What you will do. The expected output is a copy of every line in the records with the string "nullptr".

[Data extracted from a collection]

——————————

Result: no change. 7473, median of 6 (+0.3%).

```diff
diff --git a/edipack_amd/capi.py b/edipack_amd/capi.py
--- a/edipack_amd/capi.py
+++ b/edipack_amd/capi.py
@@ -136,6 +136,8 @@
     "edigpu_lanczos_bench": (C.c_int, [_vp, C.c_int, C.c_int, _pd, _pd]),
     "edigpu_apply_loop_d": (C.c_int, [_vp, _i64, _pd, _pd]),
     "edigpu_tile_task_map": (C.c_int, [C.c_int32, C.c_int32, C.c_int32, _pi32, _pi32, _pi32, _pi32, _pi32]),
+    "edigpu_tile_rowmap": (C.c_int, [_i64, _vp, _vp, _vp, C.c_int32, _vp, _vp, _i64, _i64, C.c_int32, C.c_int32, _vp, _vp, _vp, _vp,
+                                     _vp]),
     "edigpu_ell16_images": (C.c_int, [_i64, _pi64, _pi32, _pd, _pi64, _vp, _vp, _pi64]),
     "edigpu_finalize_ab": (C.c_int, [C.c_int32, _pd, _i64, _pd, _pd, C.c_int32, _pd, C.c_int32, C.c_int32]),
     "edigpu_trl_dots": (C.c_int, [C.c_int32, _i64, C.c_int32, _pd, C.c_int32, _i64, _i64, _pd, _i64, C.c_int32, _pd, _i64,
diff --git a/edipack_amd/csrc/edigpu_capi.hip b/edipack_amd/csrc/edigpu_capi.hip
--- a/edipack_amd/csrc/edigpu_capi.hip
+++ b/edipack_amd/csrc/edigpu_capi.hip
@@ -288,7 +288,7 @@
   if (s->sub_s) edigpu_destroy(s->sub_s);
   if (s->sub_a) edigpu_destroy(s->sub_a);
   if (s->sub_d) edigpu_destroy(s->sub_d);
-  dev_free_all(s->d_cz, s->d_hd, s->d_gu, s->d_gd, s->d_mx_rowptr, s->d_tile_chunks, s->d_tile_lbeg);
+  dev_free_all(s->d_cz, s->d_hd, s->d_gu, s->d_gd, s->d_mx_rowptr, s->d_tile_chunks, s->d_tile_lbeg, s->d_tile_rowmap);
   if (s->lz_graph) (void)hipGraphExecDestroy(s->lz_graph);
   dev_free_all(s->d_lzcnt, s->d_bl_meta, s->d_bl_lend, s->d_bl_ent, s->d_bl_wtab);
   if (s->ib) {
diff --git a/edipack_amd/csrc/edigpu_internal.hpp b/edipack_amd/csrc/edigpu_internal.hpp
--- a/edipack_amd/csrc/edigpu_internal.hpp
+++ b/edipack_amd/csrc/edigpu_internal.hpp
@@ -224,6 +224,7 @@
   int tile_nchunks = 0, tile_rows = 0;
   int32_t* d_tile_chunks = nullptr;
   int32_t* d_tile_lbeg = nullptr;
+  uint32_t* d_tile_rowmap = nullptr;
   int tile_list_cap = 0;
   int4* d_tl_meta = nullptr;
   int32_t* d_tl_col = nullptr;
diff --git a/edipack_amd/csrc/edigpu_setup.hip b/edipack_amd/csrc/edigpu_setup.hip
--- a/edipack_amd/csrc/edigpu_setup.hip
+++ b/edipack_amd/csrc/edigpu_setup.hip
@@ -444,6 +444,8 @@
     if (dev_upload(&s->d_tile_lbeg, l.lbeg.data(), l.lbeg.size()) || dev_upload(&s->d_tl_meta, as_int4(meta), meta.size()) ||
         dev_upload(&s->d_tl_col, l.col.data(), l.col.size()) || dev_upload(&s->d_tl_val, l.val.data(), l.val.size()))
       return 1;
+    const std::vector<uint32_t> rowmap = build_tile_rowmap(tile_starts, meta, tile_map_waves(s->tile_rows), sw.tile_rowmap);
+    if (dev_upload(&s->d_tile_rowmap, rowmap.data(), rowmap.size())) return 1;
     s->tl_has_nd = l.has_nd ? 1 : 0;
   }
   if (s->factored && built && built->norb > 0 && dw_first == 0 && dw_count == dim_dw) {
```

——————————

Response to the task.
   int32_t* d_tile_chunks = nullptr;
   int32_t* d_tile_lbeg = nullptr;
+  uint32_t* d_tile_rowmap = nullptr;
   int4* d_tl_meta = nullptr;
   int32_t* d_tl_col = nullptr;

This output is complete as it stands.